1900-08 — Corrupt, disintegrating imperial dynasty under reactionary old Empress. Widening chaos.
1908-12 — Corrupt, disintegrating imperial dynasty under infant emperor, unprincipled eunuchs, and incompetent bureaucrats. Chaos widens further.
1912 (for two months) — Sun Yatsen, a brave, intelligent, and sincere man, out-maneuvered by more ruthless operators. Major chaos.
1912-16 — Yuan Shikai, unscrupulous warlord with imperial ambitions. Total chaos.
1916-28 — The Warlord Era, in which the country was only theoretically under central control. In practice it was divided among powerful military bosses, some of them mere gangsters, some quite sophisticated ideologues. Utter chaos, spasmodic civil war.
1928-49 — Chiang Kaishek, a dictator on the fascist model, who, in addition to his own failings as a ruler, had to cope with the Japanese invasion (from 1931 on), and with the rise of powerful communist warlord Mao Tsetung. Major chaos, invasion, recalcitrant warlords, world war, civil war.
1949-76 — Mao Tsetung's Leninist dictatorship. Spells of chaos alternating with secret-police terror.
1976-99 — Leninism Lite under Deng Xiaoping and a succession of his lackluster appointees. Chaos abates, prosperity rises, but all without law, liberty or justice, and garnished with sensational levels of corruption.
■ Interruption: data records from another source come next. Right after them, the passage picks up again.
template <typename real, bool TREE, bool GS16, int BLOCK, int KIND = 0, int WGS = 0>
__global__ __launch_bounds__(BLOCK, (WGS ? WGS : orc::waves_per_simd(sizeof(real), GS16, BLOCK)))
void chomp_iterate_kernel(const DevBatch<real> b)
{
   const void * kp = (const void *) __builtin_amdgcn_kernarg_segment_ptr();
   const int run = blockIdx.x;
   const int tid = threadIdx.x;

   if (b.carry_status && b.status[run] != 0 && (b.status[run] != 1 || b.n_iter != 0)) return;

   phase_setup<real, TREE, GS16, BLOCK, WGS>(kp);

   int leapfrog_first = uni(b.leapfrog_first[run]);
   int status = 0;
   int next_resample = 0;

   if (b.stagger_mode && b.stagger_mode != 9)
   {
      const bool late = (b.stagger_mode == 1) ? (blockIdx.x & 1) : ((blockIdx.x >> 8) & 1);
      if (late) for (int k=0; k<b.stagger_sleeps; k++) __builtin_amdgcn_s_sleep(127);
   }

   double done_obs = 0.0, done_smooth = 0.0;
   int have_costs = 0;
   int iters_done = 0;
   const int total_passes = b.n_iter + (b.final_eval ? 1 : 0);

   for (int it=0; it<total_passes; it++)
   {
      const bool do_iteration = (it < b.n_iter);
      if (do_iteration && uni(conv_state()->stop)) continue;

      if (do_iteration && b.use_hmc && b.use_momentum && next_resample < b.max_resamples
          && b.hmc_iters[(size_t) run * b.max_resamples + next_resample] == it)
      {
         phase_hmc<real, GS16, BLOCK, WGS>(kp, next_resample);
         leapfrog_first = 1;
         next_resample++;
      }

      double cost_lane = 0.0;
      for (int tk=0; tk<b.n_tiles; tk++)
      {
         const int ts = (tk == 0) ? 0 : b.tile_first + (tk - 1) * b.tile_rest;
         const int te = (tk == b.n_tiles - 1) ? b.m : b.tile_first + tk * b.tile_rest;
         if (b.stagger_mode == 9 && tk > 0) { if (tk == 1) for (int k=0; k<b.stagger_sleeps; k++) __builtin_amdgcn_s_sleep(10); continue; }
#ifndef ORC_ABLATE_FK
         if (!b.ms.fk_split && uni(tid >> 6) * 20 >= te - ts + 2) __syncthreads();
         else phase_fk<real, TREE, GS16, BLOCK, WGS>(kp, ts, te);
#ifdef ORC_ABLATE_FKTWICE
         phase_fk<real, TREE, GS16, BLOCK, WGS>(kp, ts, te);
#endif
#endif
#ifndef ORC_ABLATE_COST
         if (do_iteration && !GS16) cost_lane = phase_cost_body<real, TREE, GS16, BLOCK, KIND, true>(kp, ts, te, cost_lane);
         else
         cost_lane = do_iteration ? phase_cost<real, TREE, GS16, BLOCK, KIND, true, WGS>(kp, ts, te, cost_lane)
                                  : phase_cost<real, TREE, GS16, BLOCK, KIND, false, WGS>(kp, ts, te, cost_lane);
         if (tk == 0 && b.free_start) cost_lane = phase_cost_start<real, TREE, GS16, BLOCK, WGS>(kp, do_iteration ? 1 : 0, cost_lane);
#endif
      }

      if (do_iteration)
      {
         const bool lean = b.solve_mode == 2 && b.n <= 64 && !b.lim_generic && b.Gdbg == nullptr;
         const int num_limadjs = !lean ? uni(phase_update<real, TREE, GS16, BLOCK, WGS, 0>(kp, it, leapfrog_first))
                               : (b.n_tsrs == 0 ? uni(phase_update<real, TREE, GS16, BLOCK, WGS, 1>(kp, it, leapfrog_first))
                                                : uni(phase_update<real, TREE, GS16, BLOCK, WGS, 2>(kp, it, leapfrog_first)));
         if (b.use_momentum) leapfrog_first = 0;
         if (!(num_limadjs < 1000)) status = -1;
      }
      if (status != 0) break;

      PassCosts pc = phase_costs<real, GS16, BLOCK, WGS>(kp, do_iteration ? 1 : 0, cost_lane);
      pc.obs = unir(pc.obs); pc.smooth = unir(pc.smooth);

      if (tid == 0 && b.trace && do_iteration)
      {
         double * tr = b.trace + ((size_t) run * b.n_iter + it) * 3;
         tr[0] = pc.obs + pc.smooth; tr[1] = pc.obs; tr[2] = pc.smooth;
      }
      done_obs = pc.obs; done_smooth = pc.smooth; have_costs = 1;
      if (do_iteration) iters_done++;

   }

   phase_finish<real, GS16, BLOCK, WGS>(kp, status, iters_done, leapfrog_first, have_costs, done_obs, done_smooth);
}

template <typename real>
__global__ void seed_traj_kernel(real * traj, const double * starts, const double * goals,
   int n_runs, int n_points, int n, int floating)
{
   const long total = (long) n_runs * n_points;
   for (long idx = blockIdx.x * (long) blockDim.x + threadIdx.x; idx < total; idx += (long) gridDim.x * blockDim.x)
   {
      const int run = (int)(idx / n_points);
      const int i = (int)(idx - (long) run * n_points);
      double row[ORC_MAX_JOINTS + 7];
      for (int j=0; j<n; j++)
      {
         const double s = starts[(size_t) run*n + j];
         const double g = goals[(size_t) run*n + j];
         row[j] = s + (g - s) * i / (n_points - 1);
      }
      if (floating)
      {
         const double len = ::sqrt(__dadd_rn(__dadd_rn(__dadd_rn(__dmul_rn(row[3], row[3]), __dmul_rn(row[4], row[4])), __dmul_rn(row[5], row[5])), __dmul_rn(row[6], row[6])));
         const double inv = 1.0 / len;
         row[3] *= inv; row[4] *= inv; row[5] *= inv; row[6] *= inv;
      }
      for (int j=0; j<n; j++) traj[((size_t) run * n_points + i) * n + j] = (real) row[j];
   }
}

It is an interesting and much-debated question to what degree the Chiangs were patriots who actually wished to do something for their poor storm-tossed nation. "To no degree at all," many people will tell you, with good justification. The Chiangs certainly regarded the enriching of themselves, their relatives, and their business associates to be a very high priority — higher than the welfare of low-class Chinese people, to which they seem to have been stonily indifferent. Joe Stilwell referred to Chiang as "Generalissimo Cash My Check." (Patrick Hurley preferred "Chancre Jack." The two men's pet names for Mao Tsetung were, respectively, "Mouse Tongue" and "Moose Dung.")

Chiang did not even bother much with advertising his regime to the peasantry. His main propaganda efforts were addressed to the urban middle classes and foreign sources of finance and military aid. He seems to have thought of the peasants, in his own mind, as a kind of livestock. His wife shows little sign of having thought about them at all.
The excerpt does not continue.